### Activity
Give the data again exactly, from its opening line through the line in which "const int src" appears.

Collection entries
------------------------------------------------
#ifndef PPCX_LOGLIK_OCC
#define PPCX_LOGLIK_OCC 2
#endif
#ifndef PPCX_LOGLIK_OCC_FAST
#define PPCX_LOGLIK_OCC_FAST 4
#endif
__device__ __forceinline__ double wave_xor_add_rt(double v, int lane_xor_mask) {
  const int src = (int)((threadIdx.x ^ (unsigned)lane_xor_mask) & 63u) << 2;
  const int lo = __builtin_amdgcn_ds_bpermute(src, __double2loint(v));
  const int hi = __builtin_amdgcn_ds_bpermute(src, __double2hiint(v));
  return v + __hiloint2double(hi, lo);
}
template <int CTRL, int ROW_MASK>
__device__ __forceinline__ double dpp_take(double v) {
  const int lo = __builtin_amdgcn_update_dpp(0, __double2loint(v), CTRL, ROW_MASK, 0xf, true);
  const int hi = __builtin_amdgcn_update_dpp(0, __double2hiint(v), CTRL, ROW_MASK, 0xf, true);
  return __hiloint2double(hi, lo);
}
template <int L>
__device__ __forceinline__ double group_sum(double v) {
  if (L >= 2) v += dpp_take<0xB1, 0xf>(v);
  if (L >= 4) v += dpp_take<0x4E, 0xf>(v);
  if (L >= 8) v += dpp_take<0x141, 0xf>(v);
  if (L >= 16) v += dpp_take<0x140, 0xf>(v);
  if (L >= 32) v = wave_xor_add_rt(v, 16);
  if (L >= 64) v = wave_xor_add_rt(v, 32);
  return v;
}
template <int CM, int LG, int GEN>
__device__ __forceinline__ void loglik_passes(const LoglikArgs& a, const Cmd& c, const VecRef& v, double* sums, int p0, int p1,
                                              const double* stab, const double* swin, const double* sE, const double* sExpo, const double* sX,
                                              int lane, bool any_generic) {
  constexpr int L = 1 << LG, GPW = 64 >> LG;
  const Dims& d = a.d;
  const int sub = lane & (L - 1), gl = lane >> LG;
  int g_cur = a.order[p0 + gl < p1 ? p0 + gl : p1 - 1];
  int g_next = a.order[p0 + GPW + gl < p1 ? p0 + GPW + gl : p1 - 1];
  GenePre pre_cur = gene_pre_load(d, v, a.cd, g_cur);
#ifdef PPCX_TRACE
  unsigned long long* tr = nullptr;
  if (a.trace && lane == 0 && (blockIdx.x % 16) == 0 && blockIdx.x / 16 < kTraceBlocks)
    tr = a.trace + (((long)(blockIdx.x / 16) * 4 + (threadIdx.x >> 6)) * kTracePasses) * kTraceStamps;
  int tpass = 0;
#define PPCX_STAMP(k) do { if (tr && tpass < kTracePasses) tr[tpass * kTraceStamps + (k)] = __builtin_readcyclecounter(); } while (0)
#else
#define PPCX_STAMP(k) ((void)0)
#endif
  for (int p = p0; p < p1; p += GPW) {
    PPCX_STAMP(0);
#ifdef PPCX_TRACE
    if (tr && tpass < kTracePasses) tr[tpass * kTraceStamps + 7] = __builtin_amdgcn_s_memrealtime();
#endif
#ifdef PPCX_PRIO_BALANCE
    {
      const int rem = (p1 - p + GPW - 1) / GPW;
      if (rem >= 4) __builtin_amdgcn_s_setprio(3); else if (rem == 3) __builtin_amdgcn_s_setprio(2); else if (rem == 2) __builtin_amdgcn_s_setprio(1); else __builtin_amdgcn_s_setprio(0);
    }
#endif
    const bool act = p + gl < p1;
    const int g = g_cur;
    const GenePre pre = pre_cur;
    if (p + GPW < p1) {
      g_cur = g_next;
      pre_cur = gene_pre_load(d, v, a.cd, g_next);
      const int pn = p + 2 * GPW + gl;
      g_next = a.order[pn < p1 ? pn : p1 - 1];
    }
    if (CM > 2 && d.x0_is_one && !PPCX_WAVE_ANY(g < d.K)) {
      GeneSumsV<2> o2;
      lane_gene_sums<2, L, 0>(d, c, v, a.cd, g, pre, sub, sE, sExpo, sX, stab, swin, o2);
      o2.lik = group_sum<L>(o2.lik); o2.dph = group_sum<L>(o2.dph); o2.Sr = group_sum<L>(o2.Sr);
      if (act && sub == 0) { const long G = d.G; sums[0 * G + g] = o2.lik; sums[1 * G + g] = o2.dph; sums[2 * G + g] = o2.Sr; }
      continue;
    }
    GeneSumsV<CM> o;
    PPCX_STAMP(1);
#ifdef PPCX_TRACE
    lane_gene_sums<CM, L, GEN>(d, c, v, a.cd, g, pre, sub, sE, sExpo, sX, stab, swin, o, (tr && tpass < kTracePasses) ? tr + tpass * kTraceStamps : nullptr);
#else
    lane_gene_sums<CM, L, GEN>(d, c, v, a.cd, g, pre, sub, sE, sExpo, sX, stab, swin, o);
#endif
    PPCX_STAMP(2);
    const bool with_tx = any_generic && (!d.x0_is_one || PPCX_WAVE_ANY(g < d.K));
    o.lik = group_sum<L>(o.lik); o.dph = group_sum<L>(o.dph); o.Sr = group_sum<L>(o.Sr);
    PPCX_STAMP(3);
    if (with_tx) {
#pragma unroll
      for (int cc = 0; cc < CM; ++cc) if (cc < d.C) o.Tx[cc] = group_sum<L>(o.Tx[cc]);
    }
    if (act && sub == 0) {
      const long G = d.G;
      sums[0 * G + g] = o.lik; sums[1 * G + g] = o.dph; sums[2 * G + g] = o.Sr;
      if (with_tx) {
#pragma unroll
        for (int cc = 0; cc < CM; ++cc) if (cc < d.C) sums[(3 + cc) * G + g] = o.Tx[cc];
      }
    }
    PPCX_STAMP(4);
#ifdef PPCX_TRACE
    ++tpass;
#endif
  }
#undef PPCX_STAMP
}
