class FusedTrainer:
    forward_dtype, table_dtype = "fp32", torch.float32

    def __init__(self, graph: BipartiteGraph, variant: str = "v2_pop", cred=None,
                 emb_dim: int = 64, num_layers: int = 3, lr: float = 1e-3,
                 reg: float = 1e-4, batch_size: int = 4096, neg_mix_pop: float | None = None,
                 neg_pop_gamma: float = 0.75, neg_max_tries: int = 50,
                 lambda_fair: float = 0.0, seed: int = 42, u0=None, i0=None,
                 frontier="auto", fuse_adam: bool = True, forward_dtype: str = "fp32"):
        kind, mix = self._init_model(variant, graph.num_users, graph.num_items, emb_dim,
                                     num_layers, lr, reg, lambda_fair, seed, graph.device,
                                     forward_dtype, neg_mix_pop)
        self._init_operator(graph, kind, cred)
        if u0 is None:
            u0, i0 = default_tables(self.U, self.I, emb_dim, seed)
        self._init_tables(u0, i0, batch_size)
        self._init_batching(batch_size, graph.item_csr, mix, neg_pop_gamma, neg_max_tries, seed)
        self._init_step_state(frontier, graph.item_csr.nnz, fuse_adam)
        self._init_batch_buffers()

    def _init_model(self, variant: str, U: int, I: int, emb_dim: int, num_layers: int,
                    lr: float, reg: float, lambda_fair: float, seed: int, device,
                    forward_dtype: str, neg_mix_pop: float | None):
        if forward_dtype not in FORWARD_DTYPES:
            raise ValueError(f"forward_dtype must be 'fp32' or 'bf16', got {forward_dtype!r}")
        if forward_dtype == "bf16" and emb_dim < 64:
            raise ValueError(f"forward_dtype='bf16' needs emb_dim >= 64, got {emb_dim}")
        self.forward_dtype, self.table_dtype = forward_dtype, FORWARD_DTYPES[forward_dtype]
        _lib.require_gpu()
        if variant not in VARIANTS:
            raise ValueError(f"unknown variant {variant!r}; one of {sorted(VARIANTS)}")
        kind, self.order, mix_default = VARIANTS[variant]
        self.variant, self.device = variant, device
        self.U, self.I, self.d, self.K = U, I, emb_dim, num_layers
        self.lr, self.reg, self.lambda_fair, self.seed = lr, reg, lambda_fair, seed
        return kind, mix_default if neg_mix_pop is None else neg_mix_pop

    def _init_operator(self, graph: BipartiteGraph, kind: int, cred, scales=None) -> None:
        self.graph = graph
        cred_t = None
        if cred is not None and kind != OP_SYM:
            cred_t = torch.as_tensor(np.asarray(cred, np.float32)).to(self.device).contiguous()
            cred_t = _internal_rows(graph.user_order, cred_t)
        self.scales = graph.scales(kind, cred_t) if scales is None else scales(cred_t)
        self.pair = OperatorPair.factored(graph, self.scales)

    def _init_tables(self, u0, i0, B: int, item_moment_rows: int | None = None) -> None:
        graph, d = self.graph, self.d
        f32 = dict(dtype=torch.float32, device=self.device)
        self.user_w = torch.as_tensor(u0, dtype=torch.float32).to(self.device).contiguous()
        self.item_w = torch.as_tensor(i0, dtype=torch.float32).to(self.device).contiguous()
        if self.user_w.shape != (self.U, d) or self.item_w.shape != (self.I, d):
# ... 65 lines not shown
                and os.environ.get("BBGR_MASK_BITS", "1") != "0"):
            self.mask_i_bits = torch.zeros(self.I // 32 + 1, dtype=torch.int32, device=dev)
        self.batch_fused = (self.frontier and order == ORDER_GS
                            and os.environ.get("BBGR_BATCH_FUSED", "1") != "0")
        if self.frontier and order == ORDER_GS:
            self.item_list = torch.empty(max(self.I, 1), dtype=torch.int64, device=dev)
            self.item_count = torch.zeros(1, dtype=torch.int64, device=dev)
            self.item_len = ListLength(self.item_count, wait=num_layers >= 2)

    def enable_device_state(self, max_steps: int = 1 << 20) -> None:
        if self.dev_state is None:
            self.dev_state = DeviceStepState(self.device, self.step_count, self.sampler.counter,
                                             max_steps)

    def next_users(self) -> torch.Tensor:
        n = self.train_users.numel()
        if self.perm is None or self.cursor >= n:
            self.epoch += 1
            self.perm = shuffle(self.train_users, self.seed, self.epoch)
            self.cursor = 0
        users = self.perm[self.cursor: self.cursor + self.B]
        self.cursor += self.B
        return users

    def step(self, users: torch.Tensor | None = None) -> torch.Tensor:
        listed = users is None
        if users is None:
            users = self.next_users()
        else:
            users = users.to(device=self.device, dtype=torch.int64)
            if self.graph.user_order is not None:
                users = self.graph.user_order.to_internal(users)
            users = users.contiguous()
        return self._step(users, listed)

    def _step(self, users: torch.Tensor, listed: bool) -> torch.Tensor:
        if self.dev_state is not None:
            self.dev_state.begin()
        self._last_users = users
        B = users.numel()
        self.pos, self.neg = self.posneg[:B], self.posneg[B:2 * B]
        pos, neg = self.sampler.sample(users, self.pos, self.neg,
                                       state=None if self.dev_state is None
                                       else self.dev_state.state)
        st = stream_handle()
        masks = self._set_masks(users, pos, neg, 1) if self.frontier else None
        forward(self.pair, self.user_w, self.item_w, self.K, self.order, out_u=self.uf,
                out_i=self.itf, ws=self.ws,
                final_rows=None if masks is None else
                (masks[0], masks[1], users if listed else None, self._flist(masks)),
                tag=self._tag(masks), table_dtype=self.table_dtype)
        self._bpr(users, pos, neg, B)
        self.scatter(self.g_uf, users, self.contrib[:B], unique=listed)
        self.scatter(self.g_if, self.posneg[: 2 * B], self.contrib[B: 3 * B])
        call("bbgr_bpr_reduce", B, ptr(self.parts), float(self.reg), float(self.lambda_fair),
             ptr(self.loss), st)
        alpha = 2.0 * self.reg / B
        if self.fuse_adam and self.order == ORDER_J:
            self._backward_fused_j(users, self.posneg[: 2 * B], masks, alpha)
        elif self.fuse_adam:
            self._backward_fused(users, self.posneg[: 2 * B], masks, alpha)
        else:
            backward(self.pair, self.g_uf, self.g_if, self.K, self.order, out_u=self.g_u0,
                     out_i=self.g_i0, ws=self.ws, grad_support=masks,
                     src_bits=self._bits(masks), frontier_list=self._flist(masks),
                     tagged=self._tagged(masks), item_mask_bits=self._mask_bits(masks))
            self._unfused_tail(users, (pos, neg), alpha)
        if self._fused_pending:
            self._fused_pending = False
            a = self._batch_args(users, g=True)
            call("bbgr_batch_end", ctypes.byref(a), st)
            self.item_len.invalidate()
            return self.loss
        call("bbgr_rows_zero", B, ptr(users), ptr(self.g_uf), ld(self.g_uf), self.d, st)
        call("bbgr_rows_zero", 2 * B, ptr(self.posneg), ptr(self.g_if), ld(self.g_if), self.d,
             st)
        if masks is not None:
            self._set_masks(users, pos, neg, 0)
# ... 23 lines not shown
        a.user_indptr, a.user_indices = ptr(uc.indptr), ptr(uc.indices)
        a.mask_u, a.mask_i = ptr(self.mask_u), ptr(self.mask_i)
        a.list, a.count = ptr(self.item_list), ptr(self.item_count)
        if bits is not None:
            a.slot_map, a.slot_bits = ptr(self.slot_map), ptr(bits)
        if g:
            a.g_u, a.ld_gu = ptr(self.g_uf), ld(self.g_uf)
            a.g_i, a.ld_gi = ptr(self.g_if), ld(self.g_if)
            if side is not None:
                a.g_side, a.ld_side = ptr(side), ld(side)
        a.d = self.d
        return a

    def _bpr(self, users, pos, neg, B: int) -> None:
        a = bpr_args(users, pos, neg, self.uf, self.itf, self.user_w, self.item_w, self.reg,
                     self.pop, self.lambda_fair, parts=self.parts[: 3 * B],
                     contrib=self.contrib)
        call("bbgr_bpr", ctypes.byref(a), stream_handle())

    def _backward_fused(self, users, item_rows, masks, alpha: float, reduce=None,
                        item_adam: bool = True) -> None:
        st = stream_handle()
        B = users.numel()
        gl = 1.0 / (self.K + 1)
        a_gl = alpha / gl
        self.step_count += 1
        adam_u = AdamRows(self.user_w, self.m_u, self.v_u, self.step_count, self.lr,
                          dev=self.dev_state)

        def before_last():
            call("bbgr_rows_axpy", B, ptr(users), a_gl, ptr(self.user_w), ld(self.user_w),
                 ptr(self.g_uf), ld(self.g_uf), self.d, st)

        side = item_adam and reduce is None and self.K >= 2
        adam_i = None
        if side:
            ga = self._item_grad_side()
            call("bbgr_rows_copy", item_rows.numel(), ptr(item_rows), ptr(self.g_if),
                 ld(self.g_if), ptr(ga), ld(ga), self.d, st)
            call("bbgr_rows_axpy", item_rows.numel(), ptr(item_rows), a_gl, ptr(self.item_w),
                 ld(self.item_w), ptr(ga), ld(ga), self.d, st)
            adam_i = AdamRows(self.item_w, self.m_i, self.v_i, self.step_count, self.lr,
                              dev=self.dev_state, grad=ga, grad_scale=gl)
        backward(self.pair, self.g_uf, self.g_if, self.K, self.order, out_u=self.g_u0,
                 ws=self.ws, grad_support=masks, grad_i0_dense=False, adam_u=adam_u,
                 src_bits=self._bits(masks), frontier_list=self._flist(masks),
                 before_last=before_last, reduce=reduce, adam_i=adam_i,
                 tagged=self._tagged(masks), item_mask_bits=self._mask_bits(masks))
        if side:
            if not self._fused_pending:
                call("bbgr_rows_zero", item_rows.numel(), ptr(item_rows), ptr(ga), ld(ga),
                     self.d, st)
        elif item_adam:
            self._item_adam(item_rows, self.g_if, a_gl, gl)

    def _item_grad_side(self) -> torch.Tensor:
        if self._g_item_side is None:
            self._g_item_side = torch.zeros_like(self.g_if)
        return self._g_item_side

    def _item_adam(self, item_rows, g, a_gl: float, gl: float) -> None:
        st = stream_handle()
        call("bbgr_rows_axpy", item_rows.numel(), ptr(item_rows), a_gl, ptr(self.item_w),
             ld(self.item_w), ptr(g), ld(g), self.d, st)
        adam_step(self.item_w, g, self.m_i, self.v_i, self.step_count, self.lr,
                  grad_scale=gl, dev=self.dev_state)

    def _backward_fused_j(self, users, item_rows, masks, alpha: float) -> None:
        st = stream_handle()
        B = users.numel()
        a_gl = alpha / (1.0 / (self.K + 1))
        self.step_count += 1
        adam_u = AdamRows(self.user_w, self.m_u, self.v_u, self.step_count, self.lr,
                          dev=self.dev_state)
        adam_i = AdamRows(self.item_w, self.m_i, self.v_i, self.step_count, self.lr,
                          dev=self.dev_state)

        def before_last():
            call("bbgr_rows_axpy", B, ptr(users), a_gl, ptr(self.user_w), ld(self.user_w),
                 ptr(self.g_uf), ld(self.g_uf), self.d, st)
            call("bbgr_rows_axpy", item_rows.numel(), ptr(item_rows), a_gl, ptr(self.item_w),
                 ld(self.item_w), ptr(self.g_if), ld(self.g_if), self.d, st)
# ... 100 lines not shown
    def recommend(self, users, k: int, exclude_train: bool = True, item_mask=None,
                  return_scores: bool = False, precision: str = "fp32", **kw):
        from .recommend import recommend
        uf, itf = self.forward()
        return recommend(uf, itf, users, k, exclude=self._train_rows() if exclude_train else None,
                         item_mask=item_mask, return_scores=return_scores, precision=precision,
                         **kw)

    def batch(self):
        B = self._last_users.numel()
        users, pos, neg = self._last_users, self.posneg[:B], self.posneg[B:2 * B]
        go, gi = self.graph.user_order, self.graph.item_order
        if go is not None:
            users = go.to_input(users)
        if gi is not None:
            pos, neg = gi.to_input(pos), gi.to_input(neg)
        return users, pos, neg

    def state_dict(self) -> dict:
        return {"user_emb.weight": _input_rows(self.graph.user_order, self.user_w),
                "item_emb.weight": _input_rows(self.graph.item_order, self.item_w)}
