# Ledicia/Molecular-Dynamics-Simulation---Lennard-Jones-monoatomic-fluid

Hardware: AMD Instinct MI355X
Metric: md_steps_per_sec_n262144_fp64 (higher is better)
Workload: dtype f64

## Files before the change

molecular-dynamics-simulation---lennard-jones-monoatomic-fluid_amd/csrc/ljmd_capi.cpp:

```cpp
#include "ljmd_engine.h"
#include "ljmd_multi.h"

#include <new>

namespace ljmdh {

int entry_checks(const ljmd_t *h, const char *who, unsigned checks)
{
    if ((checks & kHandle) && !h) return fail(nullptr, LJMD_ERR_INVALID_ARG, "%s: NULL handle", who);
    if ((checks & kHaveState) && !h->have_state) return fail(h, LJMD_ERR_STATE, "%s: no state has been set", who);
    if ((checks & kHaveAccel) && !h->have_accel)
        return fail(h, LJMD_ERR_STATE, "%s: accelerations not initialised (call ljmd_compute_forces first)", who);
    if ((checks & kNotPoisoned) && h->poisoned)
        return fail(h, LJMD_ERR_STATE, "%s: handle poisoned by an earlier failure; call ljmd_set_state", who);
    return LJMD_OK;
}

}

extern "C" {

const char *ljmd_version(void) { return "ljmd 0.6.0 gfx950"; }

int32_t ljmd_device_count(void)
// ... 61 lines not shown
                      int32_t n_gpus, const int32_t *devices)
{
    return ljmdm::create(out, n, box_length, dt, rc, precision_mode, n_gpus, devices);
}


int ljmd_set_state(ljmd_t *h, const double *rx, const double *ry, const double *rz,
                   const double *vx, const double *vy, const double *vz)
{
    LJMD_TRY(entry_checks(h, "ljmd_set_state", kHandle));
    if (!rx || !ry || !rz || !vx || !vy || !vz)
        return fail(h, LJMD_ERR_INVALID_ARG, "ljmd_set_state: NULL array");
    if (h->multi) return ljmdm::set_state(h, rx, ry, rz, vx, vy, vz);
    h->boxes_valid = false;
    h->drift_prefused = false;
    h->step_open = false;
    ljmdt::tcf_new_trajectory(&h->tcf);
    LJMD_HIP(h, hipSetDevice(h->device));
    if (h->poisoned) {
        LJMD_HIP(h, hipStreamSynchronize(h->stream));
        LJMD_HIP(h, hipMemcpy(&h->ring_issued, h->d_ring_pos, sizeof(unsigned), hipMemcpyDeviceToHost));
        h->ring_consumed = h->ring_issued;
        h->forces_pending = false;
        h->gather_done_for_step = false;
        h->fold_pending = false;
        h->poisoned = false;
    }
    const size_t S = h->plan.S, P = h->plan.P;
    double lo[3] = {INFINITY, INFINITY, INFINITY}, hi[3] = {-INFINITY, -INFINITY, -INFINITY};
    const double *src[3] = {rx, ry, rz};
    bool finite = true;
    for (int g = 0; g < h->G; ++g)
        for (int ax = 0; ax < 3; ++ax) {
            double *dst = h->h_stage + ((size_t)g * 3 + ax) * P;
            const double *s = src[ax] + (size_t)g * S;
// ... 123 lines not shown
{
    if (h->multi) return ljmdm::enqueue_steps(h, nsteps, sampled);
    static_assert(LJMD_MAX_PENDING_STEPS == kRingCap, "LJMD_MAX_PENDING_STEPS out of sync with the record ring");
    if (ring_guard && (h->ring_issued - h->ring_consumed) + (unsigned)nsteps > kRingCap)
        return fail(h, LJMD_ERR_STATE, "%s: %u + %d pending steps exceed LJMD_MAX_PENDING_STEPS", who,
                    h->ring_issued - h->ring_consumed, nsteps);
    LJMD_HIP(h, hipSetDevice(h->device));
    const bool keep = h->want_energy;
    for (int s = 0; s < nsteps; ++s) {
        EventSet *q = next_events(h);
        if (sampled) h->want_energy = s == nsteps - 1;
        int rc_ = enqueue_drift(h, q);
        if (rc_ == LJMD_OK) rc_ = enqueue_forces(h, true, q, s + 1 < nsteps);
        if (rc_ != LJMD_OK) {
            h->want_energy = keep;
            h->poisoned = true;
            return rc_;
        }
    }
    h->want_energy = keep;
    return LJMD_OK;
}

int collect_steps(ljmd_t *h, int32_t nsteps, double *epot, double *ekin, double *d_epot, double *dd_epot, const char *who)
{
    LJMD_TRY(entry_checks(h, who, kHandle));
    if (nsteps < 0 || nsteps > (int)kRingCap) return fail(h, LJMD_ERR_INVALID_ARG, "%s: nsteps out of range", who);
    LJMD_TRY(entry_checks(h, who, kNotPoisoned));
    if (h->multi) return ljmdm::collect_steps(h, nsteps, epot, ekin, d_epot, dd_epot);
    if (h->G != 1) return fail(h, LJMD_ERR_STATE, "%s: sharded engine; use ljmd_read_partials", who);
// ... 389 lines not shown
```

molecular-dynamics-simulation---lennard-jones-monoatomic-fluid_amd/csrc/ljmd_common.cpp:

```cpp
#include "ljmd_common.h"
#include "ljmd_internal.h"

#include <algorithm>
#include <cstdio>
#include <cstring>
#include <limits>

namespace ljmdh {

using namespace ljmdk;

thread_local std::string g_last_error = "";

int failv(std::string *handle_err, int code, const char *fmt, va_list ap)
{
    char buf[512];
    vsnprintf(buf, sizeof buf, fmt, ap);
    g_last_error = buf;
    if (handle_err) *handle_err = buf;
    return code;
}
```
------------------------------------------------
### Response box
#ifndef PPCX_LOGLIK_OCC
#define PPCX_LOGLIK_OCC 2
#endif
#ifndef PPCX_LOGLIK_OCC_FAST
#define PPCX_LOGLIK_OCC_FAST 4
#endif
__device__ __forceinline__ double wave_xor_add_rt(double v, int lane_xor_mask) {
  const int src = (int)((threadIdx.x ^ (unsigned)lane_xor_mask) & 63u) << 2;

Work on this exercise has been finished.